The etiology of chronic diseases is complex, and some level of simplification via summary quantities is welcome in epidemiological research. To paraphrase Box’s aphorism, “all summarizations are wrong but some are useful”37. To be useful, a summarization should produce approximately valid results. The validity of results in analyses based on the standard HLI could be assessed by comparing them to results of an outcome-specific HLI or the individual lifestyle components. If results are similar, the standard HLI could be appropriate as it does not rely on data-driven weights and it could facilitate the comparison of findings across studies and across health-related outcomes. However, the premise that standard HLIs would facilitate comparison across studies might be tempered in view of the myriad of versions of standard HLIs proposed in the literature5,6,9,10,17,18,38.

Multiple lifestyle factors influence an individual’s health, but some are more critical than others, which should be reflected in public health recommendations.

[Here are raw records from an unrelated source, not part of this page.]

__device__ __forceinline__ bool wait_ge(const uint32_t* f, uint32_t target, uint32_t* err) {
    for (uint32_t spins = 0;; ++spins) {
        if (__hip_atomic_load(f, __ATOMIC_ACQUIRE, __HIP_MEMORY_SCOPE_WORKGROUP) >= target) return true;
        if (spins > SPIN_LIMIT) {
            if ((threadIdx.x & 63) == 0) __hip_atomic_store(err, 1u, __ATOMIC_RELAXED, __HIP_MEMORY_SCOPE_AGENT);
            return false;
        }
        __builtin_amdgcn_s_sleep(1);
    }
}

__device__ __forceinline__ void publish(uint32_t* f, uint32_t v) {
    __hip_atomic_store(f, v, __ATOMIC_RELEASE, __HIP_MEMORY_SCOPE_WORKGROUP);
}

__device__ __forceinline__ float env_step_group(const RolloutArgs& a, uint32_t C, int64_t i, bool valid, float act0,
                                                float act1, rd::State& st, float& met_n) {
    const uint32_t iu = (uint32_t)i;
    const float rew = rd::env_step<false>(st, act0, act1);
    const int64_t gid = a.env_base + i;
    const uint32_t u = C + (a.stagger ? (uint32_t)((gid / RDD_STAGGER_GROUP) % rd::kEpisodeSteps) : 0u);
    const bool done_step = (u % rd::kEpisodeSteps) == rd::kEpisodeSteps - 1;
    if (done_step) {
        float dr[6];
        rd::philox_draw(a.seed, (uint64_t)gid, u / rd::kEpisodeSteps + 1, dr);
        rd::env_reset(st, dr);
    }
    if (!valid) return 0.0f;
    rd::store_state(a.state, a.n, iu, st, done_step);
    met_n += 1.0f;
    return rew;
}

Towards this aim, the “healthiest” lifestyle profiles could be defined as the combinations of individual lifestyle behaviors associated with lowest risk of disease, longest life expectancy, or longest life expectancy free of a chronic disease9. The development and validation of an HLI using weights derived from meta-analyzed associations with disease risk, mortality or a composite outcome reflecting mortality and common chronic diseases would help the characterization and promotion of these healthiest profiles.

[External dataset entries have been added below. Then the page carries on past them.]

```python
class _HSTUPreprocessAndAttentionFunction(torch.autograd.Function):
    @staticmethod
    def forward(ctx, x, norm_weight, norm_bias, norm_eps, num_heads, attn_dim, hidden_dim, uvqk_weight, uvqk_bias,
                max_seq_len, seq_offsets, attn_alpha, num_targets, max_attn_len, contextual_seq_len, recompute_uvqk,
                recompute_normed_x, impl):
        x = _row_major(x)
        normed_x, mean, rstd = cuda_layer_norm_fwd(x, norm_weight, norm_bias, norm_eps, False)
        uvqk = torch.addmm(uvqk_bias, normed_x, uvqk_weight)
        H, dqk, dv = num_heads, attn_dim, hidden_dim
        u_pre, v, q, k = torch.split(uvqk, [dv * H, dv * H, dqk * H, dqk * H], dim=1)
        u = cuda_silu_fwd(u_pre)
        out = cuda_hstu_attention_fwd(max_seq_len, attn_alpha, q.view(-1, H, dqk), k.view(-1, H, dqk), v.view(-1, H, dv),
                                      seq_offsets, num_targets, max_attn_len, contextual_seq_len, 0, impl)
        ctx.save_for_backward(x, norm_weight, norm_bias, uvqk_weight, uvqk_bias, mean, rstd, seq_offsets, num_targets,
                              None if recompute_normed_x else normed_x,
                              None if recompute_uvqk else uvqk)
        ctx.cfg = (norm_eps, H, dqk, dv, max_seq_len, attn_alpha, max_attn_len, contextual_seq_len, impl)
        return u, out.view(-1, H * dv)

    @staticmethod
    def backward(ctx, du, dattn):
        (x, norm_weight, norm_bias, uvqk_weight, uvqk_bias, mean, rstd, seq_offsets, num_targets, normed_x,
         uvqk) = ctx.saved_tensors
        norm_eps, H, dqk, dv, max_seq_len, alpha, max_attn_len, contextual_seq_len, impl = ctx.cfg
        if normed_x is None:
            normed_x, _, _ = cuda_layer_norm_fwd(x, norm_weight, norm_bias, norm_eps, False, save_stats=False)
        if uvqk is None:
            uvqk = torch.addmm(uvqk_bias, normed_x, uvqk_weight)
        u_pre, v, q, k = torch.split(uvqk, [dv * H, dv * H, dqk * H, dqk * H], dim=1)
        duvqk = torch.empty_like(uvqk)
        d_u, d_v, d_q, d_k = torch.split(duvqk, [dv * H, dv * H, dqk * H, dqk * H], dim=1)
        dattn = _row_major(dattn)
        cuda_hstu_attention_bwd(max_seq_len, alpha, dattn.view(-1, H, dv), q.view(-1, H, dqk), k.view(-1, H, dqk),
                                v.view(-1, H, dv), d_q.view(-1, H, dqk), d_k.view(-1, H, dqk), d_v.view(-1, H, dv),
                                seq_offsets, num_targets, max_attn_len, contextual_seq_len, 0, impl)
        cuda_silu_bwd(du, u_pre, d_u)
        d_w = torch.mm(normed_x.t(), duvqk)
        d_b = duvqk.sum(dim=0)
        d_normed = torch.mm(duvqk, uvqk_weight.t())
        dx, dnw, dnb = cuda_layer_norm_bwd(d_normed, x, norm_weight, norm_bias, mean, rstd, False)
        return (dx, dnw.to(norm_weight.dtype), dnb.to(norm_bias.dtype), None, None, None, None, d_w, d_b, None, None, None,
                None, None, None, None, None, None)


def hstu_preprocess_and_attention(
    x: torch.Tensor, norm_weight: torch.Tensor, norm_bias: torch.Tensor, norm_eps: float, num_heads: int, attn_dim: int,
    hidden_dim: int, uvqk_weight: torch.Tensor, uvqk_bias: torch.Tensor, max_seq_len: int, seq_offsets: torch.Tensor,
    attn_alpha: float, causal: bool, num_targets: Optional[torch.Tensor], max_attn_len: int, contextual_seq_len: int,
    recompute_uvqk_in_backward: bool, recompute_normed_x_in_backward: bool, sort_by_length: bool, prefill: bool = False,
    kernel: HammerKernel = HammerKernel.CUDA, impl: int = _lib.IMPL_AUTO,
) -> Tuple[torch.Tensor, torch.Tensor, Optional[torch.Tensor], Optional[torch.Tensor]]:
    torch._assert(max_seq_len > 0, "max_seq_len must be larger than 0")
    torch._assert(x.dim() == 2, "x must be 2-D")
    torch._assert(x.shape[1] == uvqk_weight.shape[0], "x.shape[1] must equal uvqk_weight.shape[0]")
    torch._assert(uvqk_weight.shape[1] == 2 * num_heads * (hidden_dim + attn_dim),
                  "uvqk_weight.shape[1] must equal 2 * num_heads * (hidden_dim + attn_dim)")
    torch._assert(causal is True, "only causal attention is supported.")
    require_cuda_kernel(kernel, "hstu_preprocess_and_attention")
    if not prefill:
        u, attn_output = _HSTUPreprocessAndAttentionFunction.apply(
            x, norm_weight, norm_bias, norm_eps, num_heads, attn_dim, hidden_dim, uvqk_weight, uvqk_bias, max_seq_len,
            seq_offsets, attn_alpha, num_targets, max_attn_len, contextual_seq_len, recompute_uvqk_in_backward,
            recompute_normed_x_in_backward, impl)
        return u, attn_output, None, None
    u, q, k, v = hstu_compute_uqvk(x, norm_weight, norm_bias, norm_eps, num_heads, attn_dim, hidden_dim, uvqk_weight,
                                   uvqk_bias, kernel)
    attn_output = hstu_mha(max_seq_len=max_seq_len, alpha=attn_alpha, q=q, k=k, v=v, seq_offsets=seq_offsets, causal=causal,
                           dropout_pr=0.0, training=False, num_targets=num_targets, max_attn_len=max_attn_len,
                           contextual_seq_len=contextual_seq_len, sort_by_length=sort_by_length, kernel=kernel,
                           impl=impl).view(-1, hidden_dim * num_heads)
    return u, attn_output, k, v
```

include/hstu_b200.h:

```cpp
#ifndef HSTU_B200_H_
#define HSTU_B200_H_

#include <stddef.h>
#include <stdint.h>

#ifdef __cplusplus
extern "C" {
#endif

#define HSTU_B200_ABI_VERSION 1

typedef enum hstu_dtype { HSTU_F32 = 0, HSTU_BF16 = 1, HSTU_F16 = 2, HSTU_E4M3 = 3 } hstu_dtype;

typedef enum hstu_status {
  HSTU_OK = 0,
  HSTU_ERR_INVALID_ARGUMENT = -1,
  HSTU_ERR_UNSUPPORTED = -2,
  HSTU_ERR_CUDA = -3,
  HSTU_ERR_WORKSPACE = -4
} hstu_status;

typedef enum hstu_attn_impl {
  HSTU_IMPL_AUTO = 0,
  HSTU_IMPL_GENERIC = 1,
  HSTU_IMPL_UMMA = 2
} hstu_attn_impl;

typedef struct hstu_attn_params {
  int32_t abi_version;
  int32_t dtype;
  int32_t impl;
  int32_t batch;
  int32_t heads;
  int32_t dqk;
  int32_t dv;
  int32_t max_seq_len;
  int64_t total_rows;
  float alpha;
  int32_t max_attn_len;
  int32_t min_full_attn_seq_len;
  int32_t contextual_seq_len;
  int32_t delta_q_len;
  int32_t offsets_are_i64;
  int32_t num_targets_are_i64;
  const void* seq_offsets;
  const void* num_targets;
  const void* q;
  const void* k;
  const void* v;
  void* out;
  int64_t q_row_stride, q_head_stride;
  int64_t k_row_stride, k_head_stride;
  int64_t v_row_stride, v_head_stride;
  int64_t o_row_stride, o_head_stride;
  const void* dout;
  void* dq;
  void* dk;
  void* dv_out;
  int64_t do_row_stride, do_head_stride;
  int64_t dq_row_stride, dq_head_stride;
  int64_t dk_row_stride, dk_head_stride;
  int64_t dv_row_stride, dv_head_stride;
  const float* pos_w;
  const float* ts_w;
  const int64_t* timestamps;
  int32_t num_ts_buckets;
  int32_t deterministic;
  float* dpos_w;
  float* dts_w;
  void* workspace;
  size_t workspace_bytes;
} hstu_attn_params;

const char* hstu_last_error(void);
int hstu_abi_version(void);

size_t hstu_attn_workspace_bytes(const hstu_attn_params* p, int is_backward);
int hstu_attn_fwd(const hstu_attn_params* p, void* cuda_stream);
int hstu_attn_bwd(const hstu_attn_params* p, void* cuda_stream);

typedef struct hstu_attn_descales {
  const float* q;
  const float* k;
  const float* v;
  int64_t q_batch_stride, q_head_stride;
  int64_t k_batch_stride, k_head_stride;
  int64_t v_batch_stride, v_head_stride;
} hstu_attn_descales;
int hstu_attn_fwd_fp8(const hstu_attn_params* p, const hstu_attn_descales* descales, void* cuda_stream);
int hstu_attn_select_impl(const hstu_attn_params* p, int is_backward);

int hstu_mask_valid(int32_t len, int32_t num_targets , int32_t max_attn_len,
                    int32_t min_full_attn_seq_len, int32_t contextual_seq_len, int32_t i, int32_t j);
int hstu_kv_range_for_q_rows(int32_t len, int32_t num_targets, int32_t max_attn_len, int32_t min_full_attn_seq_len,
                             int32_t contextual_seq_len, int32_t m0, int32_t m1, int32_t* lo, int32_t* hi);
int hstu_q_range_for_kv_rows(int32_t len, int32_t num_targets, int32_t max_attn_len, int32_t min_full_attn_seq_len,
                             int32_t contextual_seq_len, int32_t n0, int32_t n1, int32_t* lo, int32_t* hi,
                             int32_t* ctx_hi);

int hstu_layer_norm_fwd(const void* x, const void* w, const void* b, void* y, float* mean, float* rstd,
                        int64_t n_rows, int32_t D, int64_t x_row_stride, int64_t y_row_stride, float eps,
                        int32_t dtype, int32_t swish, void* cuda_stream);
int hstu_layer_norm_bwd(const void* dy, const void* x, const void* w, const void* b, const float* mean,
                        const float* rstd, void* dx, float* dw, float* db, float* partial, int64_t n_rows,
                        int32_t D, int64_t x_row_stride, int64_t dy_row_stride, int64_t dx_row_stride,
                        int32_t dtype, int32_t swish, void* cuda_stream);
int32_t hstu_norm_bwd_partial_rows(void);
int hstu_rms_norm_fwd(const void* x, const void* w, void* y, float* rstd, int64_t n_rows, int32_t D, float eps,
                      int32_t dtype, void* cuda_stream);
int hstu_rms_norm_bwd(const void* dy, const void* x, const void* w, const float* rstd, void* dx, float* dw,
                      float* partial, int64_t n_rows, int32_t D, int32_t dtype, void* cuda_stream);
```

In line with previous versions of the standard HLI8, the HLI considered in this study was based on five individual components: smoking habits, alcohol intake, diet, physical activity, and adiposity. Refined statistical methods, e.g. using splines, could be used to combine the individual components into an outcome-specific HLI. Also, working with a refined categorization of these five components, including more descriptors, such as more refined information on smoking intensity or adiposity or a broader spectrum of dietary exposures, and/or including information on other lifestyle factors, such as quality of sleep39,40 or stress, might lead to more accurate assessments of the relationship between lifestyle and health-related outcomes. The evaluation conducted in this study relied on the EPIC cohort, where the study populations in the various countries were generally more health-conscious than their source populations. We could not account for other major chronic diseases that could affect observed associations with our outcomes of interest because of a lack of such information in EPIC. For example, chronic obstructive pulmonary disease (COPD) frequently co-occurs with CVD and share tobacco smoking as a main risk factor41. These potential limitations were acknowledged, yet they were unlikely to affect the main conclusions of the study, which were corroborated by the evidence of our theoretical results under simple linear causal models.

Conclusions

The assessment of the relationship between a holistic composite score reflecting adherence to healthy lifestyle behaviors and the risk of disease and mortality could be improved by utilizing outcome-specific versions of the HLI. Standard HLIs can lead to biased assessments of the public health burden attributable to unhealthy lifestyles. The development and validation of data-driven HLIs best predicting the occurrence of disease outcomes is instrumental for the assessment of lifestyle and disease risk associations and the generation of accurate public health recommendations.